I had similar problems with my old iMac during lockdown. I got a new hard drive fitted which gave it a new lease of life up until the end of last year. But, as already mentioned in the comments, I got to the stage where it couldn’t take any of the newer OS updates. These machines have built-in obsolescence.
As I mentioned in another thread, it is possible to run the latest macOS on some old machines. I’ve got Sequoia running on a 2015 iMac using
https://opencorelegacypatcher.net/
I like mac minis these days though. My main M2 mini does everything I want. The M4s must be fantastic and they are cheaper.
The only real issue is getting a suitable 5K monitor to match the mac resolution. 4K will work but it’s not the best. There are very few options 5K monitors though.
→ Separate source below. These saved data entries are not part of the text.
__global__ void __launch_bounds__(256) linear_rows_kernel(const float *__restrict__ x, int64_t rows,
                                                         const float *__restrict__ w, const float *__restrict__ b,
                                                         int n_out, int n_in, float *__restrict__ out) {
  const int64_t total = rows * n_out;
  for (int64_t t = blockIdx.x * 256LL + threadIdx.x; t < total; t += gridDim.x * 256LL) {
    const int64_t r = t / n_out;
    const int j = static_cast<int>(t - r * n_out);
    float a = b ? b[j] : 0.f;
    for (int c = 0; c < n_in; ++c) a = fmaf(x[r * n_in + c], w[static_cast<int64_t>(j) * n_in + c], a);
    out[t] = a;
  }
}

__global__ void __launch_bounds__(256) gt_instances_kernel(const int64_t *__restrict__ sem, const int64_t *__restrict__ inst,
                                                          int n, int64_t shift, int64_t *__restrict__ out) {
  for (int i = blockIdx.x * 256 + threadIdx.x; i < n; i += gridDim.x * 256) {
    int64_t s = sem[i] - shift + 1;
    if (s < 0) s = 0;
    const int64_t k = inst[i] + 1;
    out[i] = k < 0 ? 0 : s * 1000 + k;
  }
}

struct PackList {
  const char *src[SG_SCAN_DENSE_MAX];
  size_t dst[SG_SCAN_DENSE_MAX], bytes[SG_SCAN_DENSE_MAX];
  int n;
};
__global__ void __launch_bounds__(256) pack_segments_kernel(PackList p, char *__restrict__ out) {
  const int s = blockIdx.y;
  const char *src = p.src[s];
  char *dst = out + p.dst[s];
  const size_t nb = p.bytes[s];
  if ((reinterpret_cast<uintptr_t>(src) & 15) == 0) {
    const size_t q = nb / 16;
    const uint4 *s4 = reinterpret_cast<const uint4 *>(src);
    uint4 *d4 = reinterpret_cast<uint4 *>(dst);
    for (size_t i = blockIdx.x * 256ull + threadIdx.x; i < q; i += gridDim.x * 256ull) d4[i] = s4[i];
    if (blockIdx.x == 0)
      for (size_t i = q * 16 + threadIdx.x; i < nb; i += 256) dst[i] = src[i];
  } else {
    for (size_t i = blockIdx.x * 256ull + threadIdx.x; i < nb; i += gridDim.x * 256ull) dst[i] = src[i];
  }
}

typedef unsigned u32x4 __attribute__((ext_vector_type(4)));
__global__ void __launch_bounds__(256) d2h_copy_kernel(const u32x4 *__restrict__ src, u32x4 *__restrict__ dst, size_t n16) {
  for (size_t i = blockIdx.x * 256ull + threadIdx.x; i < n16; i += gridDim.x * 256ull)
    __builtin_nontemporal_store(src[i], dst + i);
}

struct ScanStream {
  hipStream_t copy = nullptr;
  hipEvent_t packed = nullptr, copied = nullptr, backbone_done = nullptr;
};
static std::mutex g_backbone_mu[16];
static hipEvent_t g_backbone_last[16];
struct BackboneSem {
  std::mutex m;
  std::condition_variable cv;
  int in_use = 0;
};
static BackboneSem g_backbone_sem[16];
static int backbone_permits() {
  static const int p = getenv("SG_SCAN_TOKEN_PERMITS") ? atoi(getenv("SG_SCAN_TOKEN_PERMITS")) : 2;
  return p < 1 ? 1 : p;
}
struct BackboneToken {
  int dev;
  hipStream_t stream;
  std::unique_lock<std::mutex> lock;
  bool taken = false;
  bool sem = false;
};
static void backbone_token_take(void *ctx) {
  BackboneToken *t = static_cast<BackboneToken *>(ctx);
  if (t->sem) {
    BackboneSem &s = g_backbone_sem[t->dev];
    std::unique_lock<std::mutex> g(s.m);
    s.cv.wait(g, [&] { return s.in_use < backbone_permits(); });
    ++s.in_use;
    t->taken = true;
    return;
  }
  t->lock = std::unique_lock<std::mutex>(g_backbone_mu[t->dev]);
  t->taken = true;
  if (g_backbone_last[t->dev] != nullptr) hipStreamWaitEvent(t->stream, g_backbone_last[t->dev], 0);
}
static void backbone_token_give(BackboneToken *t) {
  if (!t->taken) return;
  if (t->sem) {
    BackboneSem &s = g_backbone_sem[t->dev];
    {
      std::lock_guard<std::mutex> g(s.m);
      --s.in_use;
    }
    s.cv.notify_one();
  } else {
    t->lock.unlock();
  }
  t->taken = false;
}
static std::mutex g_scan_mu;
static std::map<std::pair<int, hipStream_t>, ScanStream> g_scan_streams;

static ScanStream *scan_stream(hipStream_t stream) {
  int dev = 0;
  if (hipGetDevice(&dev) != hipSuccess) return nullptr;
  std::lock_guard<std::mutex> g(g_scan_mu);
  ScanStream &s = g_scan_streams[{dev, stream}];
  if (s.copy == nullptr) {
    if (hipStreamCreateWithFlags(&s.copy, hipStreamNonBlocking) != hipSuccess ||
        hipEventCreateWithFlags(&s.packed, hipEventDisableTiming) != hipSuccess ||
        hipEventCreateWithFlags(&s.copied, hipEventDisableTiming) != hipSuccess ||
        hipEventCreateWithFlags(&s.backbone_done, hipEventDisableTiming) != hipSuccess) {
      s = ScanStream();
      return nullptr;
    }
  }
  return &s;
}

void scan_release_stream(int dev, hipStream_t stream) {
  std::lock_guard<std::mutex> g(g_scan_mu);
  auto it = g_scan_streams.find({dev, stream});
  if (it == g_scan_streams.end()) return;
  if (it->second.copy) {
    hipStreamSynchronize(it->second.copy);
    hipStreamDestroy(it->second.copy);
    hipEventDestroy(it->second.packed);
    hipEventDestroy(it->second.copied);
    if (dev >= 0 && dev < 16) {
      std::lock_guard<std::mutex> b(g_backbone_mu[dev]);
      if (g_backbone_last[dev] == it->second.backbone_done) g_backbone_last[dev] = nullptr;
    }
    hipEventDestroy(it->second.backbone_done);
  }
  g_scan_streams.erase(it);
}

struct DenseCopy {
  ScanStream *ss;
  hipStream_t main;
  const void *dev_block;
  void *host_block;
  size_t bytes;
  bool issued, failed;
};
static void start_dense_copy(void *ctx) {
  DenseCopy *d = static_cast<DenseCopy *>(ctx);
  if (d->issued || d->bytes == 0) return;
  d->issued = true;
  static const int d2h_wgs = getenv("SG_SCAN_D2H_WGS") ? atoi(getenv("SG_SCAN_D2H_WGS")) : 0;
  static const bool side = !(getenv("SG_SCAN_COPY_STREAM") && atoi(getenv("SG_SCAN_COPY_STREAM")) == 0);
  hipStream_t cs = side ? d->ss->copy : d->main;
  if (side && (hipEventRecord(d->ss->packed, d->main) != hipSuccess ||
               hipStreamWaitEvent(d->ss->copy, d->ss->packed, 0) != hipSuccess)) {
    d->failed = true;
    return;
  }
  if (d2h_wgs > 0 && d->bytes % 16 == 0) {
    d2h_copy_kernel<<<d2h_wgs, 256, 0, cs>>>(static_cast<const u32x4 *>(d->dev_block),
                                             static_cast<u32x4 *>(d->host_block), d->bytes / 16);
    if (hipGetLastError() != hipSuccess) d->failed = true;
  } else if (hipMemcpyAsync(d->host_block, d->dev_block, d->bytes, hipMemcpyDeviceToHost, cs) != hipSuccess) {
    d->failed = true;
  }
  if (hipEventRecord(d->ss->copied, cs) != hipSuccess) d->failed = true;
}

static Mlp2 as_mlp(const sg_mlp2 &m) { return Mlp2{m.w1, m.b1, m.bn_scale, m.bn_shift, m.w2, m.b2, m.out}; }

struct Carve {
  char *base;
  size_t cap, off;
  Carve(void *p, size_t n) : base(static_cast<char *>(p)), cap(n), off(0) {}
  template <typename T>
  T *take(size_t count) {
    const size_t bytes = align_up((count ? count : 1) * sizeof(T));
    const size_t at = off;
    off += bytes;
    return off > cap ? nullptr : reinterpret_cast<T *>(base + at);
  }
  size_t at(const void *p) const { return static_cast<size_t>(static_cast<const char *>(p) - base); }
};

}
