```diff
diff --git a/openglue_amd/csrc/og_common.h b/openglue_amd/csrc/og_common.h
--- a/openglue_amd/csrc/og_common.h
+++ b/openglue_amd/csrc/og_common.h
@@ -217,3 +217,20 @@
 };
 int og_launch_encoder_input(const float* kpts, const float* side, int64_t tokens, int s, float wx, float wy,
                             float* out , hipStream_t stream, const EncoderRagged* er = nullptr);
+
+struct EncFusedArgs {
+    const float* kpts[2]; const float* side[2];
+    const float* desc[2];
+    float wm1[2], hm1[2];
+    int T0, T;
+    int s, D, act;
+    const float* w0; const float* b0;
+    const float* w1; const float* b1;
+    const float* w2; const float* b2;
+    const _Float16* whl; const float* b3;
+    const float* scale_dev;
+    _Float16* XO; int64_t ldx;
+};
+bool og_encoder_fused_enabled();
+bool og_encoder_fused_supported(int n_enc, const int* enc_k, const int* enc_out, int D, int side_info);
+int og_launch_encoder_fused(const EncFusedArgs& a, const EncoderRagged* er0, const EncoderRagged* er1, hipStream_t stream);
```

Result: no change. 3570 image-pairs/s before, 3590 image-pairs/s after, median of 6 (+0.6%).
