int UNet::finalize() {
    if (finalized) return 0;
    std::string missing;
    if (!ws.complete(&missing)) { set_error("finalize: weight not set: " + missing); return 2; }
    const int nb = cfg.num_blocks;
    int rc;
    std::vector<std::string> tw, tb;
    temb_total = 0;
    kv_total = 0;
    kv_keys.clear();
    if ((rc = pack_encoder(&tw, &tb))) return rc;
    up_res.assign((size_t)nb, {}); up_att.assign((size_t)nb, {}); up_us.assign((size_t)nb, ConvW());
    for (int i = 0; i < nb; ++i) {
        const std::string p = "up_blocks." + std::to_string(i);
        up_res[i].resize((size_t)cfg.layers_per_block + 1);
        if (cfg.up_block_has_attn[i]) up_att[i].resize((size_t)cfg.layers_per_block + 1);
        for (int j = 0; j < cfg.layers_per_block + 1; ++j) {
            if ((rc = pack_resnet(p + ".resnets." + std::to_string(j), &up_res[i][j], &tw, &tb))) return rc;
            if (cfg.up_block_has_attn[i] &&
                (rc = pack_xformer(p + ".attentions." + std::to_string(j), &up_att[i][j], cfg.num_heads[nb - 1 - i],
                                   cfg.transformer_layers[nb - 1 - i]))) return rc;
        }
        if (i != nb - 1 && (rc = ws.pack_conv(p + ".upsamplers.0.conv", &up_us[i]))) return rc;
    }
    if ((rc = ws.pack_norm("conv_norm_out", &norm_out))) return rc;
    if ((rc = ws.pack_conv("conv_out", &conv_out))) return rc;
    if ((rc = ws.pack_rows(tw, tb, &temb_stack))) return rc;
    if (!kv_keys.empty() && (rc = ws.pack_rows(kv_keys, {}, &kv_all))) return rc;
    kv_keys.clear();
    SD_HIP_CHECK(hipDeviceSynchronize());
    ws.free_raw();
    finalized = true;
    return 0;
}

std::vector<std::pair<std::string, int>> unet_xattn_sites(const sd_unet_config& cfg, bool mid_last) {
    const int nb = cfg.num_blocks;
    const int* boc = cfg.block_out_channels;
    std::vector<std::pair<std::string, int>> down, up, mid;
    auto add = [](std::vector<std::pair<std::string, int>>& v, const std::string& p, int depth, int C) {
        for (int k = 0; k < depth; ++k) v.emplace_back(p + ".transformer_blocks." + std::to_string(k), C);
    };
    for (int i = 0; i < nb; ++i)
        if (cfg.down_block_has_attn[i])
            for (int j = 0; j < cfg.layers_per_block; ++j)
                add(down, "down_blocks." + std::to_string(i) + ".attentions." + std::to_string(j), cfg.transformer_layers[i], boc[i]);
    add(mid, "mid_block.attentions.0", cfg.transformer_layers[nb - 1], boc[nb - 1]);
    for (int i = 0; i < nb; ++i)
        if (cfg.up_block_has_attn[i])
            for (int j = 0; j < cfg.layers_per_block + 1; ++j)
                add(up, "up_blocks." + std::to_string(i) + ".attentions." + std::to_string(j),
                    cfg.transformer_layers[nb - 1 - i], boc[nb - 1 - i]);
    std::vector<std::pair<std::string, int>> all = down;
    const auto& second = mid_last ? up : mid;
    const auto& third = mid_last ? mid : up;
    all.insert(all.end(), second.begin(), second.end());
    all.insert(all.end(), third.begin(), third.end());
    return all;
}

namespace {
const char* kIpProj = "encoder_hid_proj.image_projection_layers.0";
}

IPAdapter::IPAdapter(const sd_unet_config& c, int image_embed_dim, int num_tokens)
    : cfg(c), d_img(image_embed_dim), n_tok(num_tokens) {
    const int ctx = cfg.cross_attention_dim;
    const std::string p = kIpProj;
    ws.declare(p + ".image_embeds.weight", {(int64_t)n_tok * ctx, d_img});
    ws.declare(p + ".image_embeds.bias", {(int64_t)n_tok * ctx});
    ws.declare(p + ".norm.weight", {ctx});
    ws.declare(p + ".norm.bias", {ctx});
    for (const auto& site : unet_xattn_sites(cfg, true)) {
        ws.declare(site.first + ".attn2.processor.to_k_ip.0.weight", {site.second, ctx});
        ws.declare(site.first + ".attn2.processor.to_v_ip.0.weight", {site.second, ctx});
    }
}

int IPAdapter::finalize() {
    if (finalized) return 0;
    std::string missing;
    if (!ws.complete(&missing)) { set_error("ip adapter finalize: weight not set: " + missing); return 2; }
    const std::string p = kIpProj;
    int rc;
    if ((rc = ws.pack_conv(p + ".image_embeds", &proj))) return rc;
    if ((rc = ws.pack_norm(p + ".norm", &norm))) return rc;
    std::vector<std::string> keys;
    kv_total = 0;
    for (const auto& site : unet_xattn_sites(cfg, false)) {
        keys.push_back(site.first + ".attn2.processor.to_k_ip.0.weight");
        keys.push_back(site.first + ".attn2.processor.to_v_ip.0.weight");
        kv_total += 2 * site.second;
    }
    if ((rc = ws.pack_rows(keys, {}, &kv_all))) return rc;
    SD_HIP_CHECK(hipDeviceSynchronize());
    ws.free_raw();
    finalized = true;
    return 0;
}
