# wangyunpeng139/3_ORB_SLAM3_SelfNote

Hardware: AMD Instinct MI355X
Metric: frames/sec ORB extract+match, 752x480 (higher is better)
Workload: dtype u8; 1 GPU; BASELINE configs[2]: extract + SearchByProjection match, 1000x1000 candidates, synthetic frame stream; image=752x480, nfeatures=1000, nlevels=8, batch=256, distinct_frames_per_gpu=2048, streams=4

## Files before the change

### 3_orb_slam3_selfnote_amd/csrc/orb_match_kernels.h

```cpp
#pragma once
#include <hip/hip_runtime.h>
#include <stdint.h>
#include "orb_mfma_util.h"

#define MATCH_NT 256
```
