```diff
@@ -307,11 +315,33 @@
       }
     }
   };
+  auto product_t = [&](const float (&af)[KS], const unsigned char *raw, int rows, int nt, f32x4 &acc) {
+    acc = f32x4{0.f, 0.f, 0.f, 0.f};
+    if constexpr (F16) {
+      const _Float16 *h = reinterpret_cast<const _Float16 *>(raw) + (nt * 16 + l15) * LDH + quad * KS;
+      const _Float16 *l = h + rows * LDH;
+#pragma unroll
+      for (int s = 0; s < 2; ++s)
+        acc = mfma_split3(*reinterpret_cast<const f16x8 *>(h + 8 * s), *reinterpret_cast<const f16x8 *>(l + 8 * s), ah[s],
+                          al[s], acc);
+    } else {
+      const float *wp = reinterpret_cast<const float *>(raw) + (nt * 16 + l15) * LDW + quad * KS;
+#pragma unroll
+      for (int j = 0; j < 4; ++j) {
+        const float4 b = *reinterpret_cast<const float4 *>(wp + 4 * j);
+        acc = __builtin_amdgcn_mfma_f32_16x16x4f32(b.x, af[4 * j], acc, 0, 0, 0);
+        acc = __builtin_amdgcn_mfma_f32_16x16x4f32(b.y, af[4 * j + 1], acc, 0, 0, 0);
+        acc = __builtin_amdgcn_mfma_f32_16x16x4f32(b.z, af[4 * j + 2], acc, 0, 0, 0);
+        acc = __builtin_amdgcn_mfma_f32_16x16x4f32(b.w, af[4 * j + 3], acc, 0, 0, 0);
+      }
+    }
+  };
   auto load_slab = [&](float (&af)[KS]) {
+    const float *rd = slab + launder(l15 * LDW + quad * KS);
 #pragma unroll
     for (int j = 0; j < 4; ++j) {
-      const float4 v = *reinterpret_cast<const float4 *>(slab + l15 * LDW + quad * KS + 4 * j);
-      af[4 * j] = v.x; af[4 * j + 1] = v.y; af[4 * j + 2] = v.z; af[4 * j + 3] = v.w;
+      const f32x4 v = *reinterpret_cast<const f32x4 *>(rd + 4 * j);
+      af[4 * j] = v[0]; af[4 * j + 1] = v[1]; af[4 * j + 2] = v[2]; af[4 * j + 3] = v[3];
     }
   };
 
@@ -339,20 +369,25 @@
     else operand(af);
 #pragma unroll
     for (int nt = 0; nt < 4; ++nt) {
-      product(af, w0_raw, FP, nt, acc);
-      const int col = nt * 16 + l15;
-#pragma unroll
-      for (int rr = 0; rr < 4; ++rr)
-        slab[(4 * quad + rr) * LDW + col] = ssp_fast(acc[rr] * s_scale0[col] + s_shift0[col]);
+      product_t(af, w0_raw, FP, nt, acc);
+      const int col = nt * 16 + 4 * quad;
+      const f32x4 sc = *reinterpret_cast<const f32x4 *>(s_scale0 + col), sh = *reinterpret_cast<const f32x4 *>(s_shift0 + col);
+      f32x4 hid;
+#pragma unroll
+      for (int i = 0; i < 4; ++i) hid[i] = ssp_exp2(fmaf(acc[i], sc[i], sh[i]));
+      *reinterpret_cast<f32x4 *>(slab + l15 * LDW + col) = hid;
     }
     load_slab(af);
     operand(af);
 #pragma unroll
     for (int nt = 0; nt < 4; ++nt) {
-      product(af, w3_raw, FP, nt, acc);
-      const int col = nt * 16 + l15;
-#pragma unroll
-      for (int rr = 0; rr < 4; ++rr) slab[(4 * quad + rr) * LDW + col] = ssp_fast(fmaf(acc[rr], inv3, s_b3[col]));
+      product_t(af, w3_raw, FP, nt, acc);
+      const int col = nt * 16 + 4 * quad;
+      const f32x4 b3 = *reinterpret_cast<const f32x4 *>(s_b3 + col);
+      f32x4 hid;
+#pragma unroll
+      for (int i = 0; i < 4; ++i) hid[i] = ssp_exp2(fmaf(acc[i], inv3l, b3[i]));
+      *reinterpret_cast<f32x4 *>(slab + l15 * LDW + col) = hid;
     }
     load_slab(af);
     operand(af);
```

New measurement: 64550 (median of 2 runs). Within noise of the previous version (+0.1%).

An idea from a long time mac user, before doing anything else. It might be that you have a corrupted ‘plist’ (preference) file somewhere.
1/ Boot the mac up, and using Disk Utility, check that the disk has no problems.
You can boot it in ‘Safe Mode’ which turns off anything that isn’t part of the system. Hold the Shift key down on the keyboard on boot-up to do this, and keep it held down until it tells you it is in Safe Mode. It might seem a bit slow, but you can access all the System tools.
I can add more, but try the above if you haven’t.
Plist or the permissions are wrong for something.